• What you are asked to do: Scan the records beneath this line for the line holding "int cnt = 0;" and the line holding "const u32x4 wj = wpair[u];", then transcribe exactly those two and all lines between.

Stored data
▬▬▬▬▬▬

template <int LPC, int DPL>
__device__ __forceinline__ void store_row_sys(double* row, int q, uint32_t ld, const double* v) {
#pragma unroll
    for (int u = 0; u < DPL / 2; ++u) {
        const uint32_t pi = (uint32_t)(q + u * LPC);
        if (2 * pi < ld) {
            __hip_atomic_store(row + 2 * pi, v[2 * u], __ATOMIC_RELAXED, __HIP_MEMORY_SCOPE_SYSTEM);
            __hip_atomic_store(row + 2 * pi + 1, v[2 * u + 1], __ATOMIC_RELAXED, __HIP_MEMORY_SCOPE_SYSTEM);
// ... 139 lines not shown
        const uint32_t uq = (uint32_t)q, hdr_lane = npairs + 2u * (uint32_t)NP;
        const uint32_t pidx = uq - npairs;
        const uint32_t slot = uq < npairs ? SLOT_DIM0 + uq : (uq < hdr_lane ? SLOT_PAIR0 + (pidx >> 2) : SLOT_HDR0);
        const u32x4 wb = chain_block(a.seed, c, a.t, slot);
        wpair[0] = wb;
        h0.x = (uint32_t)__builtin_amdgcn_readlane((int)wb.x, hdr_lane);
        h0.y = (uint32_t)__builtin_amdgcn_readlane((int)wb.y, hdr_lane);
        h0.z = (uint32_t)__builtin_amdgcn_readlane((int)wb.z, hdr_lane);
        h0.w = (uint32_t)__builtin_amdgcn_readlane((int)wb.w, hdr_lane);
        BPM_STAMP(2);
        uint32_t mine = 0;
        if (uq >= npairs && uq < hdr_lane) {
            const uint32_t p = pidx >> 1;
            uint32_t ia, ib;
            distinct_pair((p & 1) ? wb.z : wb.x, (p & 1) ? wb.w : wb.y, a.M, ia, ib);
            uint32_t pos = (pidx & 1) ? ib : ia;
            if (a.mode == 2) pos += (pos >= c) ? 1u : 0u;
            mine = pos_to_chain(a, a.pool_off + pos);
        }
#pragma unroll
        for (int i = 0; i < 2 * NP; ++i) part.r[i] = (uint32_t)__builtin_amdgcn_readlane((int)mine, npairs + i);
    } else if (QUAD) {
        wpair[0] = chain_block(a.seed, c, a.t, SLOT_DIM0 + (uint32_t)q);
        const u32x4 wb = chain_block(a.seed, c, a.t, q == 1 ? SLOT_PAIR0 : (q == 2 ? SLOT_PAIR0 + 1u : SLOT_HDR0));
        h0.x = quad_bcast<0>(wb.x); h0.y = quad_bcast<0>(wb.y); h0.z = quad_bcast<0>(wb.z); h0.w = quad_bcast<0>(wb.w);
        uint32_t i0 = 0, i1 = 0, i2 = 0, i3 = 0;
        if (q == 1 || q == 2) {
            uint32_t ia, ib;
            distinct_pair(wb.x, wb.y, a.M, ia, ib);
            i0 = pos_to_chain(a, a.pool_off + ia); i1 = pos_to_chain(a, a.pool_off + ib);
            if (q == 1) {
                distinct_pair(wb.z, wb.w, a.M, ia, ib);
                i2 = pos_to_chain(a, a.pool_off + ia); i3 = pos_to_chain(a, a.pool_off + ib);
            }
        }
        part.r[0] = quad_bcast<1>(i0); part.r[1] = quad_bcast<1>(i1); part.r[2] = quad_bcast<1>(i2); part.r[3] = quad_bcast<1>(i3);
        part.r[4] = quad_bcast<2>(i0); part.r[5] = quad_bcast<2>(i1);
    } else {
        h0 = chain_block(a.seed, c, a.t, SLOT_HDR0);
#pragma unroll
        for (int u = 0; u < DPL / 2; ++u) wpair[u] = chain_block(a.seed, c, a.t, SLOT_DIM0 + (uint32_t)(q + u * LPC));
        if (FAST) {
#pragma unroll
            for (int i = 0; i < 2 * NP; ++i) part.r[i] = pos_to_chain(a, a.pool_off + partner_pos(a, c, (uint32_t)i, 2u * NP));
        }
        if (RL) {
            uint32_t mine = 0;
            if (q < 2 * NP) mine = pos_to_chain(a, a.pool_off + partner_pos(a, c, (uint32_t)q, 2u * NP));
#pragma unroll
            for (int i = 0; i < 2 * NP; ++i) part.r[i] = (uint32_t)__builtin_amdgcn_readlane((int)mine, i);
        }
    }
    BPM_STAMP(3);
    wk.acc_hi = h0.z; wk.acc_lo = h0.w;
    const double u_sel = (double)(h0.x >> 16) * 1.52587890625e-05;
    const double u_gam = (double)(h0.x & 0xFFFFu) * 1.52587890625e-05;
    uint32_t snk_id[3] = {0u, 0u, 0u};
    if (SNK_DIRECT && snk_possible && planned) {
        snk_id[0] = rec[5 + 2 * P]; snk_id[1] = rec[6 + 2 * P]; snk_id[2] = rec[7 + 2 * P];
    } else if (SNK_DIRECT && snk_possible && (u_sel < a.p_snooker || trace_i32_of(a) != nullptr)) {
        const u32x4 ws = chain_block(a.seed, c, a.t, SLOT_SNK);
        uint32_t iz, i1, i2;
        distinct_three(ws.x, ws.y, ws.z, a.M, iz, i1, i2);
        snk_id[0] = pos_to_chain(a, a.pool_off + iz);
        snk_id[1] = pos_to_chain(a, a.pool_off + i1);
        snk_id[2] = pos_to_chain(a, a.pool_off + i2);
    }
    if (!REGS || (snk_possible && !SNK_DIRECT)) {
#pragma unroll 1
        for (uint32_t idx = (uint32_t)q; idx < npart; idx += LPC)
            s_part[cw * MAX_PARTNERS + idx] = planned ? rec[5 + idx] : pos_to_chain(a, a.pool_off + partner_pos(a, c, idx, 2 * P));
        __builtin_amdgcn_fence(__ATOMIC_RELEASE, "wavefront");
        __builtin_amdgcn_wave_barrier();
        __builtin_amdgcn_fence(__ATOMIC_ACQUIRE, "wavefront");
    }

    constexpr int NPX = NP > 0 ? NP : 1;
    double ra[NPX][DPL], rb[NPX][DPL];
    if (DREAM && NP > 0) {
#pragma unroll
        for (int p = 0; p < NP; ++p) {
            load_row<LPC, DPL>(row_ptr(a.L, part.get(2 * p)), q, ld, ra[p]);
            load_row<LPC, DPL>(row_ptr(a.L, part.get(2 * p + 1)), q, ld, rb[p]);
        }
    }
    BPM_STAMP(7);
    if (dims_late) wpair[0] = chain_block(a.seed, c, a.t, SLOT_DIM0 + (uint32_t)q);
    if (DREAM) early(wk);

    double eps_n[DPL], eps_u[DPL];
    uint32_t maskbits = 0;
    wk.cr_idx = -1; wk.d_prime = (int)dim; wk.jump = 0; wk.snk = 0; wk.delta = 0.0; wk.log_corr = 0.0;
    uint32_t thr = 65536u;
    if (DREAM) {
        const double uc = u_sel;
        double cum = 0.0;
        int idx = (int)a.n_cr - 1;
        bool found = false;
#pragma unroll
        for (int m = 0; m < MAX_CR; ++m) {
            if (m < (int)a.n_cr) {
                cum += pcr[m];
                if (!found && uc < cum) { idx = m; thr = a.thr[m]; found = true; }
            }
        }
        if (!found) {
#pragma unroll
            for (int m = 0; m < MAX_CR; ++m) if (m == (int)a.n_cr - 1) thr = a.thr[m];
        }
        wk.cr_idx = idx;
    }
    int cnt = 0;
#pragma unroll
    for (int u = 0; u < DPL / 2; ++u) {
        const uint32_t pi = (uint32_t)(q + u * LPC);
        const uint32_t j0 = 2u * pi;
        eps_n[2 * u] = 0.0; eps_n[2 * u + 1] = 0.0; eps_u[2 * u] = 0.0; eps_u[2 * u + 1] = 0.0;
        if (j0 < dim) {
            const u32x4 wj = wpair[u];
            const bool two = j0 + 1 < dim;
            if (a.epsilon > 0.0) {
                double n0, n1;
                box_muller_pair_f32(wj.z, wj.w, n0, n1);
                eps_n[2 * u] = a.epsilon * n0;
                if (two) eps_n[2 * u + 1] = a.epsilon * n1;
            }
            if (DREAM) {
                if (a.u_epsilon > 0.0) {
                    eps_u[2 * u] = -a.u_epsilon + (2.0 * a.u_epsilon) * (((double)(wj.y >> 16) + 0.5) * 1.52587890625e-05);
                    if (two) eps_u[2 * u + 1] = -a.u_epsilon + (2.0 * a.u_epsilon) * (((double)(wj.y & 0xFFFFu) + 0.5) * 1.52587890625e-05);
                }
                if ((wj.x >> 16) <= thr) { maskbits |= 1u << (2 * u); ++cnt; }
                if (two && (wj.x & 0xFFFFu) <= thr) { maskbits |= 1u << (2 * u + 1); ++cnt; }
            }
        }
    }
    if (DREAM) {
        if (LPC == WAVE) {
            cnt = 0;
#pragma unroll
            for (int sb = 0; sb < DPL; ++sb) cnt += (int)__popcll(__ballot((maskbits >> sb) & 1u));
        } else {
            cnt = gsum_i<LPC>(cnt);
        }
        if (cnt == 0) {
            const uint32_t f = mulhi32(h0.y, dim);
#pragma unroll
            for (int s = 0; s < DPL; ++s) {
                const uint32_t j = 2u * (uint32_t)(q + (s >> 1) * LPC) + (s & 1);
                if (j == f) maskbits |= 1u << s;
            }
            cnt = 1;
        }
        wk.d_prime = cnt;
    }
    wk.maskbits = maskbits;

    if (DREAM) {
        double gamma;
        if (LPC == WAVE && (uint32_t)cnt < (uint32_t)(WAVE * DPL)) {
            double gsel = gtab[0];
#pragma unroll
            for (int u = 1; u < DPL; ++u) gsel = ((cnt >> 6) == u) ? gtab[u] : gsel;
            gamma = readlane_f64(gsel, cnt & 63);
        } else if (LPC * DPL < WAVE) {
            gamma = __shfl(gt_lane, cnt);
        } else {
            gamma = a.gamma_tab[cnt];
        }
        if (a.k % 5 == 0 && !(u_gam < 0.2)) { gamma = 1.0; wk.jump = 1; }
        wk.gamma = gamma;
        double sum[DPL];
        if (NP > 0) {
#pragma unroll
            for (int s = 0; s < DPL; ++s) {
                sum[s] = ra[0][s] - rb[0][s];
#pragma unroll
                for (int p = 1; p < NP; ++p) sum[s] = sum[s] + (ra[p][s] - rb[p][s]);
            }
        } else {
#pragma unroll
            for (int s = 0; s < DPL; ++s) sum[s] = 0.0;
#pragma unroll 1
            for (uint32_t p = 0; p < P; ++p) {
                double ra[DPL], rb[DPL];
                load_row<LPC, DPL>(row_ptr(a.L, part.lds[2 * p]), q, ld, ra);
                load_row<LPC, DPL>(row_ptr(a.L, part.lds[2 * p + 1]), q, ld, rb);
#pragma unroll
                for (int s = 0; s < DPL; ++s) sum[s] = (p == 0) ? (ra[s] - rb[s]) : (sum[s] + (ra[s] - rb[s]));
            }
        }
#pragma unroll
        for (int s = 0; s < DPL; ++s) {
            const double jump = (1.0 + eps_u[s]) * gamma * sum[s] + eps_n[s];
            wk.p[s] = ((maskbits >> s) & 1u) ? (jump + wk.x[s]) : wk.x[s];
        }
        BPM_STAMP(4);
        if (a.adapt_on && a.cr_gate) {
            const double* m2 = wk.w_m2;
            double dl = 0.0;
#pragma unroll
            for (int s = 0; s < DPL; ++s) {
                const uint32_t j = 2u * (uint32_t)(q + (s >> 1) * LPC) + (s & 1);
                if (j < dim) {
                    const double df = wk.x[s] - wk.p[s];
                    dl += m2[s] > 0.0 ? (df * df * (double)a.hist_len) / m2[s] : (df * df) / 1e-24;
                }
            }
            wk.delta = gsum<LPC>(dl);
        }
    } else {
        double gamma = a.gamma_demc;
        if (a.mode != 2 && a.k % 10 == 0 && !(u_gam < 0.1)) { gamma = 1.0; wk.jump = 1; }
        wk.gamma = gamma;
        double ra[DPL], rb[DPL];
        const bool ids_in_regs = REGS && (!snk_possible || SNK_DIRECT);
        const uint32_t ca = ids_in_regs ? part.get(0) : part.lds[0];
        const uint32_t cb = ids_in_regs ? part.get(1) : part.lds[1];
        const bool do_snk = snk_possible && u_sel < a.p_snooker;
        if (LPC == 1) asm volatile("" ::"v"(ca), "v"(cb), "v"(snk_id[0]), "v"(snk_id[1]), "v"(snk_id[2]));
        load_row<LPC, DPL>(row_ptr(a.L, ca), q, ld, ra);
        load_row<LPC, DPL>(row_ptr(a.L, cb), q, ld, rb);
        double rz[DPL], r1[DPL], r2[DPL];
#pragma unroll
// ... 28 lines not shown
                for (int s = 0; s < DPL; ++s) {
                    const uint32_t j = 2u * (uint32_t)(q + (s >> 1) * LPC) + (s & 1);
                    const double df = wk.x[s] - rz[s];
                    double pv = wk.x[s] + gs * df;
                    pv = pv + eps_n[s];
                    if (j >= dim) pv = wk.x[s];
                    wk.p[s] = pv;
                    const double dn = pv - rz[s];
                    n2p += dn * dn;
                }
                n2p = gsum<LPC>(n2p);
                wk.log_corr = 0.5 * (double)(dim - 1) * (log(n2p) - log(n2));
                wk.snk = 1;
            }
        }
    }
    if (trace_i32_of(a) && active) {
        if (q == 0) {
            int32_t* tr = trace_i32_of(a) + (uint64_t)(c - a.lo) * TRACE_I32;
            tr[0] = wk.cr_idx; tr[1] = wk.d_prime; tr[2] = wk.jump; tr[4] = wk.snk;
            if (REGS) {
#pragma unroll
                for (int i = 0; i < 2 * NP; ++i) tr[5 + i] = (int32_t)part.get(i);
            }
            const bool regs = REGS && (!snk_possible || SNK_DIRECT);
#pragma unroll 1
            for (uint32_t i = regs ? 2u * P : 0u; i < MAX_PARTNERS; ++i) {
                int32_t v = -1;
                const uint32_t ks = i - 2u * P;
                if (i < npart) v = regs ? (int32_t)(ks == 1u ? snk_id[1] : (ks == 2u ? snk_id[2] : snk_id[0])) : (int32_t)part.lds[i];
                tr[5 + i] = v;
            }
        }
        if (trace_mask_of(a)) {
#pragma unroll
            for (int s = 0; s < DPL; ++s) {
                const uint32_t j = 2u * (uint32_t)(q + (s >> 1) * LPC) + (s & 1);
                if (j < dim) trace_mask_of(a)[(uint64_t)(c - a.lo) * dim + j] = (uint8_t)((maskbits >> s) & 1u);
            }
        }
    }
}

▬▬▬▬▬▬

• Exercise result:
    int cnt = 0;
#pragma unroll
    for (int u = 0; u < DPL / 2; ++u) {
        const uint32_t pi = (uint32_t)(q + u * LPC);
        const uint32_t j0 = 2u * pi;
        eps_n[2 * u] = 0.0; eps_n[2 * u + 1] = 0.0; eps_u[2 * u] = 0.0; eps_u[2 * u + 1] = 0.0;
        if (j0 < dim) {
            const u32x4 wj = wpair[u];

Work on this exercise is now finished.